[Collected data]
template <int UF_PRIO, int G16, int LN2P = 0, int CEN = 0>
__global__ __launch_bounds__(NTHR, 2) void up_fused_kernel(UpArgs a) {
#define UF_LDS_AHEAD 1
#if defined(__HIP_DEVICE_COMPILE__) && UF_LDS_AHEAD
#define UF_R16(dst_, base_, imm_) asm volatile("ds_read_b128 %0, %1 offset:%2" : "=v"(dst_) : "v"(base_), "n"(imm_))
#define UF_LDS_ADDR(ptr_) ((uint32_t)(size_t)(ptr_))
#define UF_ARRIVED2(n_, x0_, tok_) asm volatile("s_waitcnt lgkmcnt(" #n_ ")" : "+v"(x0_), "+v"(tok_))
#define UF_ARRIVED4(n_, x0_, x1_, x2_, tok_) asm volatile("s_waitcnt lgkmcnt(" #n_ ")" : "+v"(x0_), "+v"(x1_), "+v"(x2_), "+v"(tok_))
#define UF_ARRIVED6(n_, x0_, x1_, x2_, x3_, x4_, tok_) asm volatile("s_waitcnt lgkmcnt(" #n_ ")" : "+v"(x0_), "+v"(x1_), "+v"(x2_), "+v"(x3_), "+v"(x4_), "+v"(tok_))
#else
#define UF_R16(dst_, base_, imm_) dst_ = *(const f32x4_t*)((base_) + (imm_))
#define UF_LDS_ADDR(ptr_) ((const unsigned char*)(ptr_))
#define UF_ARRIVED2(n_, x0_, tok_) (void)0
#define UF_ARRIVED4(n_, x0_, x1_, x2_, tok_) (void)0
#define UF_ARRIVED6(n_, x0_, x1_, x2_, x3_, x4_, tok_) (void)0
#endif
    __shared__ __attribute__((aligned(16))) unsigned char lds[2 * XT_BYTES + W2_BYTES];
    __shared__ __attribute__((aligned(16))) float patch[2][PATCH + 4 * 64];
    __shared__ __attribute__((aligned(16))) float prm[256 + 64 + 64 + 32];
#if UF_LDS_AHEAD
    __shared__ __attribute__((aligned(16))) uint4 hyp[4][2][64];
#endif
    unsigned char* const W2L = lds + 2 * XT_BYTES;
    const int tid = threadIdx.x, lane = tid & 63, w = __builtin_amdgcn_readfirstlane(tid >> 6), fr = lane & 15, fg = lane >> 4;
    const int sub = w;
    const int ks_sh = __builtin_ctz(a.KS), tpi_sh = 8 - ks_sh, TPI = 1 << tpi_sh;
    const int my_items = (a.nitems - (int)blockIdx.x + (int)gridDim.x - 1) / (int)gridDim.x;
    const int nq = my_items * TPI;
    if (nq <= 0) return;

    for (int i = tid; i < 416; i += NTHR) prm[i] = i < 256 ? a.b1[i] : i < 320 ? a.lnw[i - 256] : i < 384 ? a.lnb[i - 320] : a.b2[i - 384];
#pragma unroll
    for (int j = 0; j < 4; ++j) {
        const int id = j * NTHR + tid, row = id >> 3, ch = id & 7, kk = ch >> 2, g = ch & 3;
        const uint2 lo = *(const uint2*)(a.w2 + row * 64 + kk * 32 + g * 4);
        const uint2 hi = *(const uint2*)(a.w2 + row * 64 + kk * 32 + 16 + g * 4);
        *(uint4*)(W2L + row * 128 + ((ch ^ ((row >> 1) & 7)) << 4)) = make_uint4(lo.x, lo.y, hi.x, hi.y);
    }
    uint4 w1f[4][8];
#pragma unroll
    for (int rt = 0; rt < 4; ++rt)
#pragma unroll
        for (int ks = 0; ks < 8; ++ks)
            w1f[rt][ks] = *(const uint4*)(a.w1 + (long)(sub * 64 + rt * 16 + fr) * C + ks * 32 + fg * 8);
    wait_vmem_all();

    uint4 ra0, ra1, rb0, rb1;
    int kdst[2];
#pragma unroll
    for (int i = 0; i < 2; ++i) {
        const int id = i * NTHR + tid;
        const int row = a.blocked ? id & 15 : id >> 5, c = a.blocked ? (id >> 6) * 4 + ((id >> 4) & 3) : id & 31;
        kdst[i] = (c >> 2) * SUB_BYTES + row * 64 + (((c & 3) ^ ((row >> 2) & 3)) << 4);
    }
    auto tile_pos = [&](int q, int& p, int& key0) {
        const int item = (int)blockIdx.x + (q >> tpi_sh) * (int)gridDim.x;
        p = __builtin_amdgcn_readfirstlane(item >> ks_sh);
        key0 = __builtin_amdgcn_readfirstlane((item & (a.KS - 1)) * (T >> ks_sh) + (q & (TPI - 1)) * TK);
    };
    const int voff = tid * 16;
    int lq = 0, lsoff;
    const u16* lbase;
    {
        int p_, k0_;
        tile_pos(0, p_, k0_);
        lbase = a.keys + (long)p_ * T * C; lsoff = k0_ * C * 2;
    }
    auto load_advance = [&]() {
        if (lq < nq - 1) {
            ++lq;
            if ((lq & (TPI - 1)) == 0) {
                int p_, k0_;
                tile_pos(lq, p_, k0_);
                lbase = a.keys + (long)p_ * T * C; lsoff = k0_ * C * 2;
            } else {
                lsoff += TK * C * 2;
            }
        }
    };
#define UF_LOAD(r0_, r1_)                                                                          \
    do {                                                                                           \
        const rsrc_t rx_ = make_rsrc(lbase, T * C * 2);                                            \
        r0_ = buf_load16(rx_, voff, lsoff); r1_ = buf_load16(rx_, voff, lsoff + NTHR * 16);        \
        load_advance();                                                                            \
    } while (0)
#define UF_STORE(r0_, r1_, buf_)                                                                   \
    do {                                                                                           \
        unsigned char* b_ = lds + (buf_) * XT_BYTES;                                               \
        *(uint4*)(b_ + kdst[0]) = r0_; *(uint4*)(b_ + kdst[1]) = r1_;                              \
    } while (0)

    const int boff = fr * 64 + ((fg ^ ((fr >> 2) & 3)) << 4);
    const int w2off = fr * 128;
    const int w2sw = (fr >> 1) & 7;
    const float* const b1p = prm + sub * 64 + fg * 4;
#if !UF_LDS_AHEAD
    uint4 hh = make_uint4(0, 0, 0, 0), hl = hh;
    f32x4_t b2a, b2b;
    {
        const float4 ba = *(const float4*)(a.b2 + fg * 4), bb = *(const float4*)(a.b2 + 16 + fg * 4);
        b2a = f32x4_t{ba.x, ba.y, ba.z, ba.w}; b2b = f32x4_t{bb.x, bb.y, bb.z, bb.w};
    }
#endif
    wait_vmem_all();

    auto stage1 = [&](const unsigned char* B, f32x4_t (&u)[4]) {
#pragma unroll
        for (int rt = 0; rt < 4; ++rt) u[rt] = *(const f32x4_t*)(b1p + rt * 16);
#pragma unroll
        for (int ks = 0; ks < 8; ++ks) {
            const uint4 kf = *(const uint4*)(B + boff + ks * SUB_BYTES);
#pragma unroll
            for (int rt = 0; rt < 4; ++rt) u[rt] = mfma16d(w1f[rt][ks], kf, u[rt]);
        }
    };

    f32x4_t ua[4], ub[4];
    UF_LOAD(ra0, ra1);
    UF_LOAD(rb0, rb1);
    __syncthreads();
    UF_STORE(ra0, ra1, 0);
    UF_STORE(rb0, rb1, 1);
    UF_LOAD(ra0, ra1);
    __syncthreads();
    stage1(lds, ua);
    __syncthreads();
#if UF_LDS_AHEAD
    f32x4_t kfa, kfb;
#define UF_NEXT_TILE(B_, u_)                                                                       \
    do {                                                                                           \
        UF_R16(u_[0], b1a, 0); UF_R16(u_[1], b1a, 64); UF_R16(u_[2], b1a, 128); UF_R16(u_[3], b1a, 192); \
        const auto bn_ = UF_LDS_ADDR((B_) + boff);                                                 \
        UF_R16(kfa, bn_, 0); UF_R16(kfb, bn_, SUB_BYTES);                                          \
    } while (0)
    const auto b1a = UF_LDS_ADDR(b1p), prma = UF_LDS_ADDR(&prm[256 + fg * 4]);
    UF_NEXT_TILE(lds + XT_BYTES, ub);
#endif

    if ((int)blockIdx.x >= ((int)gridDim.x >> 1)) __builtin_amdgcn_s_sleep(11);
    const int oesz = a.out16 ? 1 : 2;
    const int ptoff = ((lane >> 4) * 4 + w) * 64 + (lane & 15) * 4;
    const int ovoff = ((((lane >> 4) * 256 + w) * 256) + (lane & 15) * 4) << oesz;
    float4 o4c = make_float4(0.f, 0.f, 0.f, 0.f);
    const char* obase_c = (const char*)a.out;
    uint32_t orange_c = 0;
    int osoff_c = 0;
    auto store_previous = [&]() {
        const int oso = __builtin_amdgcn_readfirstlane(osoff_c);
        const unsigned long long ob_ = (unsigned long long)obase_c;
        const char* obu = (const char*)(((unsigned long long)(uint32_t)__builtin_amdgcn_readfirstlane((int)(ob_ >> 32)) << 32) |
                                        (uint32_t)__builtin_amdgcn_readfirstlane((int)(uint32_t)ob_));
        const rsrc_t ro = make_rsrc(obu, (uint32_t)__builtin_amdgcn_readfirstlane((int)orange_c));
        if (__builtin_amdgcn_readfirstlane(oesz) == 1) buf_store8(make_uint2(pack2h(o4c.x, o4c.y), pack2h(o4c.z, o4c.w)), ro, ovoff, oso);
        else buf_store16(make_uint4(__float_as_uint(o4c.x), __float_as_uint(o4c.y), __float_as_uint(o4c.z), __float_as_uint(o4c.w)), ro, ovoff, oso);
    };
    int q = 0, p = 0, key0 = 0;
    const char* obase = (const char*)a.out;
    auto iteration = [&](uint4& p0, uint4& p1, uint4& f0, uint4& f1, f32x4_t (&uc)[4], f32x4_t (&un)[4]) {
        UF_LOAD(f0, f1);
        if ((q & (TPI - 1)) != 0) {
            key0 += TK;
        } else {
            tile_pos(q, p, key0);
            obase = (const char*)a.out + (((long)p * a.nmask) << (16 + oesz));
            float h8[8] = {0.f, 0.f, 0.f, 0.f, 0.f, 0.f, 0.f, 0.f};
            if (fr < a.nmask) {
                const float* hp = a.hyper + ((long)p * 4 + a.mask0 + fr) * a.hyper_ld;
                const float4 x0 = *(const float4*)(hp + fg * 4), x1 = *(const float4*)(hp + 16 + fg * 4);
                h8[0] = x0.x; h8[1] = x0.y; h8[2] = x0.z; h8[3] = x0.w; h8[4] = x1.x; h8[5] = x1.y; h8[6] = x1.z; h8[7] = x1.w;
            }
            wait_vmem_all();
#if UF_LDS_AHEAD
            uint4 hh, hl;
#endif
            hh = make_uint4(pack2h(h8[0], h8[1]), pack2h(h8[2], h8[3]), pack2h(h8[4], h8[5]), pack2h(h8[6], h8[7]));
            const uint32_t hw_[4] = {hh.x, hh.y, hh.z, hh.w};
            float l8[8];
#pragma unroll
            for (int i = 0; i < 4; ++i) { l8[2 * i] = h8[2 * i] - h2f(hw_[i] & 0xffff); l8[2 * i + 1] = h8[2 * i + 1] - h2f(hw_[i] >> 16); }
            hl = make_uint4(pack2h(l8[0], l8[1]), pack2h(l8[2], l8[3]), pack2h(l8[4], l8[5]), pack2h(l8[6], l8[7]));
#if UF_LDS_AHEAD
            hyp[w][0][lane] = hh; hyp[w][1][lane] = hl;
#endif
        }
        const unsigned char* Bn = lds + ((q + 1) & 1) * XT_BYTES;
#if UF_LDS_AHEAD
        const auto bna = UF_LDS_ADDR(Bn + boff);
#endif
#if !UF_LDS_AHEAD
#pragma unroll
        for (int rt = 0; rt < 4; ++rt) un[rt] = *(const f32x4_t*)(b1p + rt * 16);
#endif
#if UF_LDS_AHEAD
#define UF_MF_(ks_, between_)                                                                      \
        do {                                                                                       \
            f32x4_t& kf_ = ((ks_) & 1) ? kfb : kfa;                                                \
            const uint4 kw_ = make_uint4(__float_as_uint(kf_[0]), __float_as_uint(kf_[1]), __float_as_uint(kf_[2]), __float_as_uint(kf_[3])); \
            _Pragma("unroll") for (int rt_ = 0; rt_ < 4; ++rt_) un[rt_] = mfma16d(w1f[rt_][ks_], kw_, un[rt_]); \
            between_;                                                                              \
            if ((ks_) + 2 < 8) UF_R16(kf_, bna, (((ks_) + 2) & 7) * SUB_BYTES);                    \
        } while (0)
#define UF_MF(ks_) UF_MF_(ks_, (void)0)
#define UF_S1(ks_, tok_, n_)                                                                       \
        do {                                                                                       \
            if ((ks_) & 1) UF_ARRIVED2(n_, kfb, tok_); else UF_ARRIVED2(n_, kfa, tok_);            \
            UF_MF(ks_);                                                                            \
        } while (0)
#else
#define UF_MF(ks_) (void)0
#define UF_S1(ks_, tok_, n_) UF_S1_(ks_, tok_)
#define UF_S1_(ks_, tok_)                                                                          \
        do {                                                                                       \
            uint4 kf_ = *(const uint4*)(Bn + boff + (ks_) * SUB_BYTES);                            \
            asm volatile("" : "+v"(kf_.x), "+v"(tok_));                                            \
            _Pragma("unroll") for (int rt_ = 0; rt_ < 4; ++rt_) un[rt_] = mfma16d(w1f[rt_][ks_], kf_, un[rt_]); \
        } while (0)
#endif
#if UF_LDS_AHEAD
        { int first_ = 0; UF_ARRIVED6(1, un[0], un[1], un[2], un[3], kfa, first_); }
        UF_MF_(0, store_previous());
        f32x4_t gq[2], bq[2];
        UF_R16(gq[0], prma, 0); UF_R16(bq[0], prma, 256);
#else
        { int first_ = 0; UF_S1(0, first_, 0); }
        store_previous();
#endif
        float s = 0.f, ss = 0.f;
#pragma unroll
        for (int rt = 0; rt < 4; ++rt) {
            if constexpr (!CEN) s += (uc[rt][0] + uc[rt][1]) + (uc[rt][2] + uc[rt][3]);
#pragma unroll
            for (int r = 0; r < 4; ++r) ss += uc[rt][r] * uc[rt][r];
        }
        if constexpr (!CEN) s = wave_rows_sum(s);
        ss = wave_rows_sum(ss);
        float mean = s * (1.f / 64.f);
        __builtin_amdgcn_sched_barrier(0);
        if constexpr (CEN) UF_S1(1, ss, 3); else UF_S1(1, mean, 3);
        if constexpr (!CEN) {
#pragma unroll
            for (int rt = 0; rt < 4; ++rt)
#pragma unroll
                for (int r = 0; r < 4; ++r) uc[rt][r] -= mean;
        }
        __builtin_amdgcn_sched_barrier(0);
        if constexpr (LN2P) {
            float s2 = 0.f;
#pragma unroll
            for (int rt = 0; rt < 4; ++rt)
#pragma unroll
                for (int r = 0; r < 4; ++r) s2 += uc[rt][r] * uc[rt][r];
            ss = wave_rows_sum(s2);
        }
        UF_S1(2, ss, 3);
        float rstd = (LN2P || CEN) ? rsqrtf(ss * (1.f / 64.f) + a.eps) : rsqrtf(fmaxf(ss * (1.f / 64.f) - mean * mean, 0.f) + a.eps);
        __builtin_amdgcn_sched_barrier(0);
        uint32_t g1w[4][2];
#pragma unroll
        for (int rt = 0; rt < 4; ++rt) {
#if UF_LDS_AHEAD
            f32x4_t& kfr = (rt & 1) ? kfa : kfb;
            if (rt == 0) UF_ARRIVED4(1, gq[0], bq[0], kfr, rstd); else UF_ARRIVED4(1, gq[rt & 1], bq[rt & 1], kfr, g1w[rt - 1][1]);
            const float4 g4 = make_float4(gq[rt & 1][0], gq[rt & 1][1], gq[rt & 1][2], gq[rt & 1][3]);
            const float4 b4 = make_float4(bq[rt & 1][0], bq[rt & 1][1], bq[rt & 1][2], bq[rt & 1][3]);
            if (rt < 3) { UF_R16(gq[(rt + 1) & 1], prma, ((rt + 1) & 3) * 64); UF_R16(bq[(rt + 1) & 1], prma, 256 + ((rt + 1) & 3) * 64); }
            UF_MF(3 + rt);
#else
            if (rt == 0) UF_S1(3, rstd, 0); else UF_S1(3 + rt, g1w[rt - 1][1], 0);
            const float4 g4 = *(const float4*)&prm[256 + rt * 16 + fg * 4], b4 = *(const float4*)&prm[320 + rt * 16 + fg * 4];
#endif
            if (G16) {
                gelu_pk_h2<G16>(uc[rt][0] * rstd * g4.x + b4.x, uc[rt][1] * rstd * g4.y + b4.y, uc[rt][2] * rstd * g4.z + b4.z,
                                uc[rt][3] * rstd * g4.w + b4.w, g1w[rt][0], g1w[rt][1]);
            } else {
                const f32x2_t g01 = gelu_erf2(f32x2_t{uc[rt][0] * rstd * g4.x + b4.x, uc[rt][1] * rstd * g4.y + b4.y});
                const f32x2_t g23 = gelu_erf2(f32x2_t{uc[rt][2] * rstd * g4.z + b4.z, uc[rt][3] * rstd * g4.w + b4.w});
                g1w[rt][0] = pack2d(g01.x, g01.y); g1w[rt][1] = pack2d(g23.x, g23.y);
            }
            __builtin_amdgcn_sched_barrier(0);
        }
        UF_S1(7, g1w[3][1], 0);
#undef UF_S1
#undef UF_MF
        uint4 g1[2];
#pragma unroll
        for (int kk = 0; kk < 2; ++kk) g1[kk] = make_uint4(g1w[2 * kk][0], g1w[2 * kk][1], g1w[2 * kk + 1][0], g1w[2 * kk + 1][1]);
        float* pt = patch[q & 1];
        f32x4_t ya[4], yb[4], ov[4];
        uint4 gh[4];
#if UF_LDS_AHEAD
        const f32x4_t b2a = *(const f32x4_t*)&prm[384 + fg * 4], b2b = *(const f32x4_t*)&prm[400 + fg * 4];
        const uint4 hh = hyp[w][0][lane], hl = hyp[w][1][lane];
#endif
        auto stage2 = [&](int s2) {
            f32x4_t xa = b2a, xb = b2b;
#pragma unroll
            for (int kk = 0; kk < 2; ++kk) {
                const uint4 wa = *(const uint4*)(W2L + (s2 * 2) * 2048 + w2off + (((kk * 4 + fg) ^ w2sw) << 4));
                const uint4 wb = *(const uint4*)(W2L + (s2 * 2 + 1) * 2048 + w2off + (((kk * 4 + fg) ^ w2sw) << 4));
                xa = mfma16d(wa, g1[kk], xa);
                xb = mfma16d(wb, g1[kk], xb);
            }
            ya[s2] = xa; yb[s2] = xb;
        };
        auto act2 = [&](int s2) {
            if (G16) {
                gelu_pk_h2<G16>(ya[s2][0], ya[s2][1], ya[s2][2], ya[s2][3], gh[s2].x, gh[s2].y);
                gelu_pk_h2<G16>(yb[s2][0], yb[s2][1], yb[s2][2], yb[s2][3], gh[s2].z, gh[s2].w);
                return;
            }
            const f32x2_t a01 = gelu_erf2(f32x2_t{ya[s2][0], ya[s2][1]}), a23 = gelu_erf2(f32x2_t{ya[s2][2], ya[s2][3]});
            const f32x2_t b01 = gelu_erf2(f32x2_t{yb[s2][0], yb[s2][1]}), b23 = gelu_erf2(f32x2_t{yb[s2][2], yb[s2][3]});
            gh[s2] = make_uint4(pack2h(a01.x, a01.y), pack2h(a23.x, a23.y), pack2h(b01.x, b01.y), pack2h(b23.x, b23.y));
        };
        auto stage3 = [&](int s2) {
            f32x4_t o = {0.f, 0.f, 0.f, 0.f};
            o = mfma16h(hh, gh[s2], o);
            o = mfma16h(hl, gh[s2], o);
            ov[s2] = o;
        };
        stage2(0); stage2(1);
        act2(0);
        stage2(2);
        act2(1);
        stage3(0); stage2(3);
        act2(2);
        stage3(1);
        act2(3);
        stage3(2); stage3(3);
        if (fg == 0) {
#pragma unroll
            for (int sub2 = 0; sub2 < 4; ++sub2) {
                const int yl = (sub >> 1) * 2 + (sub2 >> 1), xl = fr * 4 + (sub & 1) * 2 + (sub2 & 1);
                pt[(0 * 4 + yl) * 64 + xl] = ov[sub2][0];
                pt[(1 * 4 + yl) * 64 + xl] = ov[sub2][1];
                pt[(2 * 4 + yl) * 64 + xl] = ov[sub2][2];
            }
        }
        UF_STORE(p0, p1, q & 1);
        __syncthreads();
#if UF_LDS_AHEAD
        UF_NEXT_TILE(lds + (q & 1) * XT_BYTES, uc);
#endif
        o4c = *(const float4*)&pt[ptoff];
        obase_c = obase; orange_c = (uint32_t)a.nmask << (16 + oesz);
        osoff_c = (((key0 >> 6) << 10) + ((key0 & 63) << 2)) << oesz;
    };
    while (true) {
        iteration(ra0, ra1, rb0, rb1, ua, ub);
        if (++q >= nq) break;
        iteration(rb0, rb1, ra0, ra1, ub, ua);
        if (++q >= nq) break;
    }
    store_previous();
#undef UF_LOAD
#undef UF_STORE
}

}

What you need to do: Your answer must consist solely of the lines above between the line holding "kdst[0]) = r0_;" and the line holding "uint4 hh = make_uint4(0, 0, 0, 0), hl", inclusive, copied exactly.

Answer to the problem:
        *(uint4*)(b_ + kdst[0]) = r0_; *(uint4*)(b_ + kdst[1]) = r1_;                              \
    } while (0)

    const int boff = fr * 64 + ((fg ^ ((fr >> 2) & 3)) << 4);
    const int w2off = fr * 128;
    const int w2sw = (fr >> 1) & 7;
    const float* const b1p = prm + sub * 64 + fg * 4;
#if !UF_LDS_AHEAD
    uint4 hh = make_uint4(0, 0, 0, 0), hl = hh;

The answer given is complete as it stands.